Starting point is 00:40:26 And then the markets will do their thing. But as industries, they're not going away. And then if you think, if they're not going away, what are we doing? Are we staying? Unlikely. It's very unlikely an industry just, you know, just stays. Yeah. So there really is the only way is more opportunities, more ideas, more innovation, more everything, and more means growth of the common industry. So like you have kind of the builders and then you have the people who are
Starting point is 00:41:05 just trying to like make their money around it, obviously. And I mean, I think that's, you know, that any small company has its investors or its venture capital. And at the end of the day, they just are speculators, right? They just care about making money, putting money into something and making it. So starting a company in this space, what was it like, you know, acquiring financing and dealing with those speculators and figuring out how you could actually make it happen, but still do it in the manner that you wanted to? A roller coaster.
Starting point is 00:41:36 So it was a true roller coaster. But I think what we understood is that the key is resiliency. Just resiliency, resiliency, resiliency. And then if you just don't give up and if you truly believe that what you're doing is fundamentally, logically right, then everything else is a matter of finding ways to do it and then finding the energy to do it.
Starting point is 00:41:59 So if you have the energy, you'll find the ways. If you find the ways, you'll do it if it's possible to be done. So for us, we just decided to not give up, and that was all.
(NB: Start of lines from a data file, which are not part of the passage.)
@@ -1961,15 +1961,15 @@
 }
 
 hipError_t zh_launch_scan_approx(const float *dX, uint32_t d, uint64_t n_rows, ZhApprox ap, const uint2 *dRowLeaf, uint32_t T,
-                                 const uint32_t *dVisitBits, const uint4 *dNodeVisit, const ZhGroup *dGroups, uint32_t group, int metric,
+                                 const uint2 *dVisitWords, const uint4 *dVisitRec, const ZhGroup *dGroups, uint32_t group, int metric,
                                  int mode, hipStream_t s) {
     if (!n_rows) return hipSuccess;
     if (ap.mfma) switch (d) {
-    case 256: return launch_scan_mfma_d<256>(dX, n_rows, ap, dRowLeaf, T, dVisitBits, dNodeVisit, dGroups, group, s);
-    case 384: return launch_scan_mfma_d<384>(dX, n_rows, ap, dRowLeaf, T, dVisitBits, dNodeVisit, dGroups, group, s);
-    case 512: return launch_scan_mfma_d<512>(dX, n_rows, ap, dRowLeaf, T, dVisitBits, dNodeVisit, dGroups, group, s);
-    case 768: return launch_scan_mfma_d<768>(dX, n_rows, ap, dRowLeaf, T, dVisitBits, dNodeVisit, dGroups, group, s);
-    case 1024: return launch_scan_mfma_d<1024>(dX, n_rows, ap, dRowLeaf, T, dVisitBits, dNodeVisit, dGroups, group, s);
+    case 256: return launch_scan_mfma_d<256>(dX, n_rows, ap, dRowLeaf, T, dVisitWords, dVisitRec, dGroups, group, s);
+    case 384: return launch_scan_mfma_d<384>(dX, n_rows, ap, dRowLeaf, T, dVisitWords, dVisitRec, dGroups, group, s);
+    case 512: return launch_scan_mfma_d<512>(dX, n_rows, ap, dRowLeaf, T, dVisitWords, dVisitRec, dGroups, group, s);
+    case 768: return launch_scan_mfma_d<768>(dX, n_rows, ap, dRowLeaf, T, dVisitWords, dVisitRec, dGroups, group, s);
+    case 1024: return launch_scan_mfma_d<1024>(dX, n_rows, ap, dRowLeaf, T, dVisitWords, dVisitRec, dGroups, group, s);
     default: return hipErrorInvalidValue;
     }
     switch (d) {
@@ -1985,7 +1985,7 @@
             if (blocks > 0x7FFFFFFFull) return hipErrorInvalidValue;
 #define ZH_APX_LAUNCH(KA) \
             hipLaunchKernelGGL((scan_approx128_kernel<ZH_APX_G128, KA>), dim3((uint32_t)blocks), dim3(256), 0, s, dX, (const uint4 *)ap.Qh, ap.qmeta, dRowLeaf, T, RW, \
-                               dVisitBits, dNodeVisit, dGroups, group, r, r_end, Kc, ap.iv)
+                               dVisitWords, dVisitRec, dGroups, group, r, r_end, Kc, ap.iv)
             if (kinda == 0) ZH_APX_LAUNCH(0);
             else if (kinda == 1) ZH_APX_LAUNCH(1);
             else ZH_APX_LAUNCH(2);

And there was better times, and there was worse times, where you just need to get inventive, get creative, and be resilient. So it was a true roller coaster, but, you know, we have a amazing community of supporters, which are actually, you know, reading about the internet, following our tech updates, which are, you know, extremely detailed. They actually, you know, understand what they do.
Starting point is 00:42:38 So, so we really hope, you know, thankful for that. And then they helped us to, to live through the hard times. Did you have to raise any venture capital or were you basically able to do most of it through the community and through the growth of the token and such? No, so we raised private money from venture capital and angel investors in the industry.
Starting point is 00:43:00 We did, like at the beginning, we did a small public sale in the South Korean market, but it was mainly token distribution for our foundational node program, for our nodes and through private investors and funds and a small public sale. So yeah, we raised capital and then, you know, we used it to build the technology. We, you know, we and we successfully, you know, raised enough capital to continue operations, to go to market with our platform, the product, you know, get those partnerships with the enterprises we want to deal with. And then basically make this whole circle close and work, right? Because there's a lot of elements to it.
Starting point is 00:43:50 You know, it's not only blockchain or only business. If you really want to make a new layer of internet, you need to solve a chicken-egg problem of demand and supply. So that's why, you know, if you want to launch the network, you need people who will use it. For you if you want to launch the network you need people who will use it for that you want you need to launch the product and that's hard as a business on its own uh so so we had to learn a lot we had to do a lot of homework and it took us time but we believe now we will have elements uh where we just need to grow, execute, and then launch the ecosystem.
Starting point is 00:44:29 So if it's a scale of 1 to 10, 1 being Jonas sitting in a room, I have an idea, and 10 being everyone in the world is using Noia Network and doesn't even know about it, where are you now? Yeah, good question. And I guess there's no good answer, right? Any number will be sort of just an interpretation. But let me tell you this. You're the best person to give that interpretation. Yeah.
Starting point is 00:44:49 So, you know, then there's, you know, exponential growth graphs and like everything in life. Right. It's not linear. So, yeah. Yeah. So you do a lot of homework and every small bit you do in life compounds. And then, you know, your target audience knows compound interest too well. I hope they do by now.
Starting point is 00:45:09 Oh, my gosh. So that works in life as well or building a company or everything. So we're at the point where, you know, we're entering the rocket. You know, we believe we're at the point where everything we do now will compound much faster. We're growing the rocket. We believe we're at the point where everything we do now will compound much faster. We're growing the team. The technology is near the launch. You know, everything just keeps aligning. And we believe it's the result of the two years of compounding work we've done with our partners, technology, you know, community, everything.
Starting point is 00:45:42 There's really no way to cheat around it. You need to compound enough knowledge, you know, everything there's really no way to cheat around it uh you need to compound enough knowledge you know and and actions uh to do that so we believe we are at an inflection point uh where you know things will start to accelerate much faster like every project i talk to right now like everybody and i think it's actually true but i think everybody feels like right now, like everybody, and I think it's actually true, but I think everybody feels like right now, 2020, like this is the inflection point of all these companies that have been working for two or three years and went through the crypto winter and did everything. It seems like it's just this explosion coming, right? I mean, do you feel that in the industry as a whole?
Starting point is 00:46:19 Yeah. I mean, it just feels like everyone I talk to is like, you see, finally, we're seeing main nets. Finally, we're seeing like the actual products that people have been talking about for two or three years. It just really feels like everything's about to go parabolic, sort of as you say. And it makes sense, right? And that's exactly what I talked about the first, you know, bunch of ICO products where, you know, some really did find great use cases and uses and everything.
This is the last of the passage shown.